class Settings(C.Structure):
    _fields_ = [("rho", C.c_double), ("sigma", C.c_double), ("scaling", C.c_int64),
                ("adaptive_rho", C.c_int64), ("adaptive_rho_interval", C.c_int64),
                ("adaptive_rho_tolerance", C.c_double), ("max_iter", C.c_int64),
# ... 58 lines not shown
        L.mi_osqp_last_error.restype = C.c_char_p
        L.mi_osqp_batch_setup.argtypes = [C.POINTER(vp), C.c_int64, C.c_int64, C.c_int64, ip, ip, dp, dp, ip, ip, dp,
                                          dp, dp, C.POINTER(Settings), C.c_int64]
        L.mi_osqp_batch_update_A.argtypes = [vp, ip, ip, dp]
        L.mi_osqp_batch_update_A_bounds.argtypes = [vp, ip, ip, dp, dp, dp]
        L.mi_osqp_batch_update_bounds.argtypes = [vp, dp, dp]
        L.mi_osqp_batch_warm_start_x.argtypes = [vp, dp]
        L.mi_osqp_batch_update_q.argtypes = [vp, dp]
        L.mi_osqp_batch_update_q_device.argtypes = [vp, vp, vp]
        L.mi_osqp_batch_update_P.argtypes = [vp, ip, ip, dp]
        L.mi_osqp_batch_update_P_A.argtypes = [vp, ip, ip, dp, ip, ip, dp]
        L.mi_osqp_batch_warm_start_y.argtypes = [vp, dp]
        L.mi_osqp_batch_update_q_some.argtypes = [vp, C.c_int64, ip, dp]
        L.mi_osqp_batch_warm_start_y_some.argtypes = [vp, C.c_int64, ip, dp]
        L.mi_osqp_batch_solve.argtypes = [vp]
        L.mi_osqp_batch_get_primal.argtypes = [vp, dp]
        L.mi_osqp_batch_get_dual.argtypes = [vp, dp]
        L.mi_osqp_batch_get_info.argtypes = [vp, C.POINTER(Info)]
        L.mi_osqp_batch_get_stats.argtypes = [vp, C.POINTER(Stats)]
        L.mi_osqp_batch_get_ordering.argtypes = [vp, ip]
        L.mi_osqp_batch_free.argtypes = [vp]; L.mi_osqp_batch_free.restype = None
        L.mi_osqp_batch_update_bounds_device.argtypes = [vp, vp, vp, vp]
        L.mi_osqp_batch_update_A_bounds_device.argtypes = [vp, vp, vp, vp, vp]
        L.mi_osqp_batch_solve_device.argtypes = [vp, vp, vp, vp, vp]
        L.mi_osqp_batch_reset.argtypes = [vp]
        L.mi_osqp_batch_refactor_device.argtypes = [vp]
        L.mi_osqp_batch_last_solve_stats.argtypes = [vp, ip, ip, dp, dp, ip, dp]
        L.mi_osqp_batch_last_polish_stats.argtypes = [vp, ip, ip, dp]
        L.mi_osqp_batch_get_polish_active.argtypes = [vp, C.POINTER(C.c_int8)]
        L.mi_osqp_batch_get_scaling.argtypes = [vp, dp, dp, dp]
        L.mi_osqp_batch_spmv.argtypes = [vp, vp, vp, vp, vp, vp, vp]
        L.mi_osqp_batch_kkt_solve.argtypes = [vp, vp, vp, vp]
        L.mi_osqp_batch_kernel_time.argtypes = [vp, dp, ip]
        L.mi_osqp_batch_refactor_time.argtypes = [vp, dp, dp, ip, ip]
        L.mi_osqp_batch_refactor_peak.argtypes = [vp, ip, dp, dp]
        L.mi_osqp_batch_reinit_some.argtypes = [vp, C.c_int64, ip, dp, dp, dp]
        L.mi_osqp_batch_update_A_bounds_some.argtypes = [vp, C.c_int64, ip, dp, dp, dp]
        L.mi_osqp_batch_warm_start_x_some.argtypes = [vp, C.c_int64, ip, dp]
        L.mi_osqp_batch_solve_begin_some.argtypes = [vp, C.c_int64, ip]
        L.mi_osqp_batch_advance.argtypes = [vp, C.c_int64]
        L.mi_osqp_batch_poll.argtypes = [vp, C.c_int64, ip, ip, C.c_int64]
        L.mi_osqp_batch_get_primal_some.argtypes = [vp, C.c_int64, ip, dp]
        L.mi_osqp_batch_get_dual_some.argtypes = [vp, C.c_int64, ip, dp]
        L.mi_osqp_batch_get_info_some.argtypes = [vp, C.c_int64, ip, C.POINTER(Info)]
        L.mi_osqp_batch_running.argtypes = [vp]; L.mi_osqp_batch_running.restype = C.c_int64
        L.mi_osqp_setup.argtypes = [C.POINTER(vp), C.c_int64, C.c_int64, ip, ip, dp, dp, ip, ip, dp, dp, dp, C.POINTER(Settings)]
        L.mi_osqp_update_A.argtypes = [vp, ip, ip, dp]
        L.mi_osqp_update_bounds.argtypes = [vp, dp, dp]
        L.mi_osqp_warm_start_x.argtypes = [vp, dp]
        L.mi_osqp_update_q.argtypes = [vp, dp]
        L.mi_osqp_update_P.argtypes = [vp, ip, ip, dp]
        L.mi_osqp_update_P_A.argtypes = [vp, ip, ip, dp, ip, ip, dp]
        L.mi_osqp_warm_start_y.argtypes = [vp, dp]
        L.mi_osqp_solve.argtypes = [vp, C.POINTER(Info)]
        L.mi_osqp_get_primal.argtypes = [vp, dp]
        L.mi_osqp_get_dual.argtypes = [vp, dp]
        L.mi_osqp_get_stats.argtypes = [vp, C.POINTER(Stats)]
        L.mi_osqp_free.argtypes = [vp]; L.mi_osqp_free.restype = None
        L.mi_osqp_multi_batch_setup.argtypes = [C.POINTER(vp), C.c_int64, ip, C.c_int64, C.c_int64, C.c_int64, ip, ip, dp, dp,
                                                ip, ip, dp, dp, dp, C.POINTER(Settings)]
        L.mi_osqp_multi_batch_update_A.argtypes = [vp, ip, ip, dp]
        L.mi_osqp_multi_batch_update_bounds.argtypes = [vp, dp, dp]
        L.mi_osqp_multi_batch_update_A_bounds.argtypes = [vp, ip, ip, dp, dp, dp]
        L.mi_osqp_multi_batch_warm_start_x.argtypes = [vp, dp]
        L.mi_osqp_multi_batch_update_q.argtypes = [vp, dp]
        L.mi_osqp_multi_batch_update_P.argtypes = [vp, ip, ip, dp]
        L.mi_osqp_multi_batch_update_P_A.argtypes = [vp, ip, ip, dp, ip, ip, dp]
        L.mi_osqp_multi_batch_warm_start_y.argtypes = [vp, dp]
        L.mi_osqp_multi_batch_solve.argtypes = [vp]
        L.mi_osqp_multi_batch_solve_async.argtypes = [vp]
        L.mi_osqp_multi_batch_wait.argtypes = [vp]
        L.mi_osqp_multi_batch_get_primal.argtypes = [vp, dp]
        L.mi_osqp_multi_batch_get_dual.argtypes = [vp, dp]
        L.mi_osqp_multi_batch_get_info.argtypes = [vp, C.POINTER(Info)]
        L.mi_osqp_multi_batch_shards.argtypes = [vp]; L.mi_osqp_multi_batch_shards.restype = C.c_int64
        L.mi_osqp_multi_batch_shard.argtypes = [vp, C.c_int64, ip, ip, ip, C.POINTER(vp)]
        L.mi_osqp_multi_batch_free.argtypes = [vp]; L.mi_osqp_multi_batch_free.restype = None
        L.mi_osqp_debug_host_kkt_solve.argtypes = [C.c_int64, C.c_int64, ip, ip, dp, ip, ip, dp, dp, dp,
                                                   C.POINTER(Settings), C.c_int64, dp, dp, dp, C.POINTER(Stats)]
        L.mi_osqp_debug_refactor_chunks.argtypes = [C.c_int64, ip, C.c_int64, ip, C.c_int64, C.c_int64, C.c_int64, ip, ip, ip, ip]
        L.mi_osqp_prefetch_analysis.argtypes = [C.c_int64, C.c_int64, C.c_int64, ip, ip, ip, ip, C.c_int64]
        L.mi_osqp_debug_host_block_factor.argtypes = [C.c_int64, C.c_int64, ip, ip, dp, ip, ip, dp, dp, dp,
                                                      C.POINTER(Settings), dp, dp, ip]
        _LIB = L
    return _LIB


def host_cores():
    try:
        n = len(os.sched_getaffinity(0))
    except Exception:
        n = os.cpu_count() or 1
    for path in ("/sys/fs/cgroup/cpu.max",):
        try:
            quota, period = open(path).read().split()[:2]
            if quota != "max":
                n = min(n, max(1, int(round(int(quota) / int(period)))))
        except Exception:
            pass
    try:
        q = int(open("/sys/fs/cgroup/cpu/cpu.cfs_quota_us").read())
        p = int(open("/sys/fs/cgroup/cpu/cpu.cfs_period_us").read())
        if q > 0:
            n = min(n, max(1, int(round(q / p))))
    except Exception:
        pass
    return n


def default_settings(**kw):
    s = Settings()
    lib().mi_osqp_default_settings(C.byref(s))
    for k, v in kw.items():
        if not hasattr(s, k):
            raise KeyError(k)
        setattr(s, k, v)
    return s


def _i64(a):
    return np.ascontiguousarray(a, dtype=np.int64)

______

Brief
Beginning at the line above with "L.mi_osqp_batch_solve_device.argtypes = [vp, vp, vp, vp, vp]" and finishing at the line with "L.mi_osqp_batch_refactor_peak.argtypes = [vp, ip, dp, dp]", return each line exactly and return nothing else.

Answer section
        L.mi_osqp_batch_solve_device.argtypes = [vp, vp, vp, vp, vp]
        L.mi_osqp_batch_reset.argtypes = [vp]
        L.mi_osqp_batch_refactor_device.argtypes = [vp]
        L.mi_osqp_batch_last_solve_stats.argtypes = [vp, ip, ip, dp, dp, ip, dp]
        L.mi_osqp_batch_last_polish_stats.argtypes = [vp, ip, ip, dp]
        L.mi_osqp_batch_get_polish_active.argtypes = [vp, C.POINTER(C.c_int8)]
        L.mi_osqp_batch_get_scaling.argtypes = [vp, dp, dp, dp]
        L.mi_osqp_batch_spmv.argtypes = [vp, vp, vp, vp, vp, vp, vp]
        L.mi_osqp_batch_kkt_solve.argtypes = [vp, vp, vp, vp]
        L.mi_osqp_batch_kernel_time.argtypes = [vp, dp, ip]
        L.mi_osqp_batch_refactor_time.argtypes = [vp, dp, dp, ip, ip]
        L.mi_osqp_batch_refactor_peak.argtypes = [vp, ip, dp, dp]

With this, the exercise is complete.